(Dataset entries)
↓↓↓

template <int NT, bool IDX>
__device__ __forceinline__ void upd_gather_body(const PcState &S, int nph, int nblk, const unsigned char *keep, const int *blk_off,
                                                double *ph2, double *phL2, unsigned *phC2, unsigned long long *phU2,
                                                const int *idx, const int *nidx_p,
                                                const double *shift, double *part, int E, int def, int nlb, int ndb)
{
    extern __shared__ __attribute__((aligned(16))) char smem[];
    constexpr bool KS = NT <= 2;
    constexpr int TS = KS ? 16 * NT + 1 : 16 * NT + ((NT & 1) ? 0 : 16);
    constexpr int CAP = KS ? 128 : 64;
    constexpr int NACC = KS ? NT * (NT + 1) / 2 : (NT * (NT + 1) / 2 + 3) / 4;
    __shared__ unsigned long long m64[4], mm64[4];
    __shared__ long long dix[256];
    const int tmark = def ? S.ctl->upd_tmark : 0x7fffffff, nph0u = def ? S.ctl->upd_nph0 : 0x7fffffff, updT = def ? S.ctl->upd_T : 0;
    const int tid = threadIdx.x, lane = tid & 63, wv = tid >> 6, li = lane & 15, lk = lane >> 4, D = S.D, nT = S.nT;
    constexpr bool pool = IDX;
    double *tile = (double *)smem;
    double *sh = tile + (size_t)CAP * TS;
    for (int d = tid; d < D; d += 256) sh[d] = shift[d];
    for (int e = tid; e < CAP * TS; e += 256) tile[e] = 0.0;
    upd_v4d acc[NACC];
#pragma unroll
    for (int t = 0; t < NACC; ++t) acc[t] = upd_v4d{0.0, 0.0, 0.0, 0.0};
    int nfill = 0;
    auto flush = [&]() __attribute__((always_inline)) {
        __syncthreads();
        const int n16 = (nfill + 15) & ~15;
        for (int e = tid; e < (n16 - nfill) * (D + 1); e += 256) tile[(size_t)(nfill + e / (D + 1)) * TS + e % (D + 1)] = 0.0;
        __syncthreads();
        if (KS || wv == 0) updg_accumulate<NT, 0>(tile, TS, n16, wv, li, lk, acc);
        else if (wv == 1) updg_accumulate<NT, 1>(tile, TS, n16, wv, li, lk, acc);
        else if (wv == 2) updg_accumulate<NT, 2>(tile, TS, n16, wv, li, lk, acc);
        else updg_accumulate<NT, 3>(tile, TS, n16, wv, li, lk, acc);
        __syncthreads();
        nfill = 0;
    };
    auto piece = [&](const double *src, int sub, double *dst) __attribute__((always_inline)) {
        const unsigned long long ms = m64[sub], mms = mm64[sub], below = (1ull << (16 * wv)) - 1ull;
        const int cnt = __popcll(mms);
        if (cnt == 0 && (dst == nullptr || ms == 0ull)) return;
        if (nfill + cnt > CAP) flush();
        upd_stage_masked(src + (size_t)(sub * 64 + 16 * wv) * nT, ((dst ? ms : mms) >> (16 * wv)) & 0xFFFFull, (mms >> (16 * wv)) & 0xFFFFull,
                         dst ? dst + (size_t)__popcll(ms & below) * nT : nullptr, tile + (size_t)(nfill + __popcll(mms & below)) * TS, TS, sh, D, nT, lane);
        nfill += cnt;
    };
    if constexpr (IDX) {
        const int nidx = *nidx_p;
        const int gchunk = (int)gridDim.x - nlb - ndb;
        for (int c = blockIdx.x; (int)blockIdx.x < gchunk && c * 64 < nidx; c += gchunk) {
            const int have = min(64, nidx - c * 64);
            if (nfill + have > CAP) flush();
            upd_stage_idx(S.phantom, idx + c * 64 + 16 * wv, min(16, have - 16 * wv), tile + (size_t)(nfill + 16 * wv) * TS, TS, sh, D, nT, lane);
            nfill += have;
        }
    }
    const int total = nblk + nlb + ndb;
    for (int b = IDX ? ((int)blockIdx.x >= (int)gridDim.x - nlb - ndb ? nblk + (int)blockIdx.x - ((int)gridDim.x - nlb - ndb) : total) : blockIdx.x; b < total; b += gridDim.x) {
        __syncthreads();
        if (b < nblk) {
            const int j = b * 256 + tid;
            const bool k = (j < nph) && keep[j];
            const bool km = k && (j < nph0u || (pool ? updT - 1 - (j - nph0u) / S.nr : (j - nph0u) / S.nr) < tmark);
            const unsigned long long m = __ballot(k), mm = __ballot(km);
            if (lane == 0) { m64[wv] = m; mm64[wv] = mm; }
            __syncthreads();
            int off = 0;
            if (!pool) {
                off = blk_off[b];
                for (int x = 0; x < wv; ++x) off += __popcll(m64[x]);
                if (k) {
                    const int pos = off + __popcll(m & ((1ull << lane) - 1ull));
                    phL2[pos] = S.ph_logL[j]; phC2[pos] = S.ph_cuid[j]; phU2[pos] = S.ph_uid[j];
                }
                off = blk_off[b];
            }
            const double *src = S.phantom + (size_t)b * 256 * nT;
            for (int sub = 0; sub < 4; ++sub) {
                piece(src, sub, pool ? nullptr : ph2 + (size_t)off * nT);
                off += __popcll(m64[sub]);
            }
        } else if (b < nblk + nlb) {
            const int r0 = (b - nblk) * 256, r = r0 + tid;
            const bool k = (r < S.Ncap) && S.live_cluster[r] == 0 && (!def || S.slot_step[r] < tmark);
            const unsigned long long m = __ballot(k);
            if (lane == 0) { m64[wv] = m; mm64[wv] = m; }
            __syncthreads();
            const double *src = S.live + (size_t)r0 * nT;
            for (int sub = 0; sub < 4; ++sub) piece(src, sub, nullptr);
        } else {
            const PcCtl *ctl = S.ctl;
            const int T = ctl->upd_T, ts = ctl->upd_ts;
            const int t = tmark + (b - nblk - nlb) * 256 + tid;
            long long di = -1;
            if (t < ts) {
                const PcPlan *pw = S.plan + (T - 1 - t);
                const int src = pw->dead_src;
                const bool existed = src >= 0 || (T - 1 - (-src - 1)) < tmark;
                if (pw->dead_idx >= 0 && pw->logw > S.logzero && existed) di = pw->dead_idx;
            }
            dix[tid] = di;
            const unsigned long long m = __ballot(di >= 0);
            if (lane == 0) m64[wv] = m;
            __syncthreads();
            for (int sub = 0; sub < 4; ++sub) {
                unsigned long long mb = m64[sub];
                const int cnt = __popcll(mb);
                if (cnt == 0) continue;
                if (nfill + cnt > CAP) flush();
                int row = 0;
                while (mb) {
                    const int bit = __ffsll((long long)mb) - 1; mb &= mb - 1;
                    if ((row & 3) == wv) {
                        const long long d = dix[sub * 64 + bit];
                        for (int e = lane; e <= D; e += 64) tile[(size_t)(nfill + row) * TS + e] = e < D ? S.dead[(size_t)d * nT + e] - sh[e] : 1.0;
                    }
                    row++;
                }
                nfill += cnt;
            }
        }
    }
    flush();
    double *out = part + (size_t)blockIdx.x * E;
    if constexpr (KS) {
        double *wres = tile;
#pragma unroll
        for (int t = 0; t < NACC; ++t)
#pragma unroll
            for (int r = 0; r < 4; ++r) wres[((size_t)wv * NACC + t) * 256 + (lk + 4 * r) * 16 + li] = acc[t][r];
        __syncthreads();
        if (wv == 0) {
            int q = 0;
#pragma unroll
            for (int ti = 0; ti < NT; ++ti)
#pragma unroll
                for (int tj = ti; tj < NT; ++tj, ++q)
#pragma unroll
                    for (int r = 0; r < 4; ++r) {
                        const int p = updg_slot(D, ti, tj, li, lk, r), idx = (lk + 4 * r) * 16 + li;
                        if (p >= 0) out[p] = ((wres[(size_t)(0 * NACC + q) * 256 + idx] + wres[(size_t)(1 * NACC + q) * 256 + idx]) +
                                              (wres[(size_t)(2 * NACC + q) * 256 + idx] + wres[(size_t)(3 * NACC + q) * 256 + idx]));
                    }
        }
    } else {
        int q = 0;
#pragma unroll
        for (int ti = 0; ti < NT; ++ti)
#pragma unroll
            for (int tj = ti; tj < NT; ++tj, ++q)
                if ((q & 3) == wv) {
#pragma unroll
                    for (int r = 0; r < 4; ++r) { const int p = updg_slot(D, ti, tj, li, lk, r); if (p >= 0) out[p] = acc[q >> 2][r]; }
                }
    }
}
template <int NT, bool IDX>
__global__ __launch_bounds__(256) void k_upd_gather(PcState S, int nph, int nblk, const unsigned char *keep, const int *blk_off,
                                                    double *ph2, double *phL2, unsigned *phC2, unsigned long long *phU2,
                                                    const int *idx, const int *nidx_p,
                                                    const double *shift, double *part, int E, int def, int nlb, int ndb)
{ upd_gather_body<NT, IDX>(S, nph, nblk, keep, blk_off, ph2, phL2, phC2, phU2, idx, nidx_p, shift, part, E, def, nlb, ndb); }
template <int NT>
__global__ __launch_bounds__(256) void k_upd_gather_many(const PcManyRec *R, int E, int def, int nlb, int ndb)
{
    const PcManyView r = pc_many_view(R, blockIdx.y);
    upd_gather_body<NT, true>(r.S, r.ia[1], r.ia[2], (const unsigned char *)r.p[0], (const int *)r.p[1], (double *)r.p[3], (double *)r.p[4], (unsigned *)r.p[5],
                              (unsigned long long *)r.p[6], (const int *)r.p[5], (const int *)r.p[2], (const double *)r.p[8], (double *)r.p[7], E, def, nlb, ndb);
}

↑↑↑

[Task to complete]
Return a word-for-word copy of the lines above from the one holding "const int bit" through the one holding "for (int r = 0; r < 4; ++r) wres[((size_t)wv", with both of them included and nothing besides.

[Reply]
                    const int bit = __ffsll((long long)mb) - 1; mb &= mb - 1;
                    if ((row & 3) == wv) {
                        const long long d = dix[sub * 64 + bit];
                        for (int e = lane; e <= D; e += 64) tile[(size_t)(nfill + row) * TS + e] = e < D ? S.dead[(size_t)d * nT + e] - sh[e] : 1.0;
                    }
                    row++;
                }
                nfill += cnt;
            }
        }
    }
    flush();
    double *out = part + (size_t)blockIdx.x * E;
    if constexpr (KS) {
        double *wres = tile;
#pragma unroll
        for (int t = 0; t < NACC; ++t)
#pragma unroll
            for (int r = 0; r < 4; ++r) wres[((size_t)wv * NACC + t) * 256 + (lk + 4 * r) * 16 + li] = acc[t][r];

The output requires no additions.